Segment Start: Task material

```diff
diff --git a/kolmogorovlike-datacompressor_amd/csrc/kolm_api.cpp b/kolmogorovlike-datacompressor_amd/csrc/kolm_api.cpp
--- a/kolmogorovlike-datacompressor_amd/csrc/kolm_api.cpp
+++ b/kolmogorovlike-datacompressor_amd/csrc/kolm_api.cpp
@@ -455,8 +455,8 @@
                 pend_done = -1;
             }
             if (round == 0 && cyclic && !alpha_ready) {
-                z.p[4] = c->get<u32>("r0pres", (u64)geo.nb * 8);
-                z.n[4] = (u32)geo.nb * 8;
+                z.p[4] = c->get<u32>("r0pres", alpha_pres_words(geo.nb, true));
+                z.n[4] = (u32)alpha_pres_words(geo.nb, true);
             }
             if (zero_bins) {
                 z.p[4] = c->get<u32>("cls_bins", NCLASS * CLS_NBIN);
@@ -469,18 +469,21 @@
         if (round == 0 && cyclic) {
             const u64 nt = lsd_tiles(geo) + 1;
             u8* code = c->get<u8>("r0code", (u64)geo.nb * 256);
+            u16* cw = c->get<u16>("r0cw", (u64)geo.nb * 256);
             u32 w;
             if (alpha_ready) {
                 KOLM_HIP_CHECK(hipStreamWaitEvent(s, alpha_ready, 0));
                 KOLM_HIP_CHECK(hipEventSynchronize(alpha_ready));
                 w = alpha_width(h[H_ALPHA]);
             } else {
-                launch_alpha_async(geo, text, c->get<u32>("r0pres", (u64)geo.nb * 8), code, cnt + C_ALPHA, nullptr,
-                                   s, c->kt(), true);
+                launch_alpha_async(geo, text, c->get<u32>("r0pres", alpha_pres_words(geo.nb, true)), code, cw,
+                                   cnt + C_ALPHA, nullptr, s, c->kt(), true);
                 c->read_counts(h + C_ALPHA, cnt + C_ALPHA, 1, s);
                 w = alpha_width(h[C_ALPHA]);
             }
-            const u32 C = std::max<u32>(1, std::min<u32>(32, 64 / w));
+            const bool codes = r0_code_mode(w);
+            if (codes) w = 8;
+            const u32 C = codes ? r0_code_chars() : std::max<u32>(1, std::min<u32>(32, 64 / w));
             h0 = C;
             R0Bufs r{text, FEd, fac, code, C, w, c->get<u32>("KP", N), a.K2, a.SA, a.K22, a.SA2, a.RK,
                      c->get<u32>("r0hist", nt * 256), c->get<u32>("r0tmax", nt), c->get<u32>("r0tmin", nt),
@@ -488,8 +491,11 @@
                      c->get<u32>("r0swc", (u64)2 * geo.nb * 16 * 256)};
             r.rec[0] = c->get<u64>("r0rec0", N);
             r.rec[1] = c->get<u64>("r0rec1", N);
+            r.cw = codes ? cw : nullptr;
             out.r0_chars = C;
-            if (dbg) fprintf(stderr, "[kolm] round 0: %u characters of %u bits\n", C, w);
+            if (dbg)
+                fprintf(stderr, "[kolm] round 0: %u characters of %u bits%s\n", C, w,
+                        codes ? " (prefix codes, 64 key bits)" : "");
             launch_round0(geo, r, nxt, L.next_cnt, a.blk_split, s, c->kt());
             out.active += N;
             out.rounds = 1;
@@ -954,16 +960,17 @@
     static const int side_env = getenv("KOLM_SIDE_STREAM") ? atoi(getenv("KOLM_SIDE_STREAM")) : -1;
     const bool side = (side_env >= 0 ? side_env != 0 : nb < 64) && !serial && !want_rp;
     hipStream_t xs = side ? c->rp : ms;
+    if (side) KOLM_HIP_CHECK(hipStreamWaitEvent(c->rp, ev[0], 0));
     if (nb < 64) {
         c->active = xs;
-        launch_alpha_async(geo, d_text, c->get<u32>("r0pres", (u64)nb * 8), c->get<u8>("r0code", (u64)nb * 256),
+        launch_alpha_async(geo, d_text, c->get<u32>("r0pres", alpha_pres_words(nb, true)),
+                           c->get<u8>("r0code", (u64)nb * 256), c->get<u16>("r0cw", (u64)nb * 256),
                            c->get<u32>("r0w", 1), c->h_cnt + H_ALPHA, xs, c->kt());
         KOLM_HIP_CHECK(hipEventRecord(c->eva, xs));
         P.alpha_ready = c->eva;
     }
     const bool want_lz = (mask >> KOLM_M_LZ77) & 1u || (h_force != nullptr);
     LzArgs z = P.lz_args();
-    if (side) KOLM_HIP_CHECK(hipStreamWaitEvent(c->rp, ev[0], 0));
     c->active = xs;
     {
         EmitArgs ce{};
diff --git a/kolmogorovlike-datacompressor_amd/csrc/kolm_internal.h b/kolmogorovlike-datacompressor_amd/csrc/kolm_internal.h
--- a/kolmogorovlike-datacompressor_amd/csrc/kolm_internal.h
+++ b/kolmogorovlike-datacompressor_amd/csrc/kolm_internal.h
@@ -309,12 +309,16 @@
     u32* HF;
     u32* swc = nullptr;
     u64* rec[2] = {nullptr, nullptr};
+    const u16* cw = nullptr;
 };
 u32 launch_alpha(const Geom& geo, const u8* text, u32* pres, u8* code, u32* d_w, u32* h_w, bool compact,
                  hipStream_t s, KTimer* kt = nullptr);
-void launch_alpha_async(const Geom& geo, const u8* text, u32* pres, u8* code, u32* d_w, u32* h_w, hipStream_t s,
-                        KTimer* kt = nullptr, bool zeroed = false);
+void launch_alpha_async(const Geom& geo, const u8* text, u32* pres, u8* code, u16* cw, u32* d_w, u32* h_w,
+                        hipStream_t s, KTimer* kt = nullptr, bool zeroed = false);
 u32 alpha_width(u32 h_w);
+u64 alpha_pres_words(u32 nb, bool weights);
+bool r0_code_mode(u32 w);
+u32 r0_code_chars();
 void launch_round0(const Geom& geo, const R0Bufs& t, Seg* next, u32* next_cnt, u32* blk_split, hipStream_t s,
                    KTimer* kt = nullptr);
 
```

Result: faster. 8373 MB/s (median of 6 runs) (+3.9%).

Segment End: Task material

Lines holding "codes" are the ones to copy; find all of them in the listing.

+            const bool codes = r0_code_mode(w);
+            if (codes) w = 8;
+            const u32 C = codes ? r0_code_chars() : std::max<u32>(1, std::min<u32>(32, 64 / w));
+            r.cw = codes ? cw : nullptr;
+                        codes ? " (prefix codes, 64 key bits)" : "");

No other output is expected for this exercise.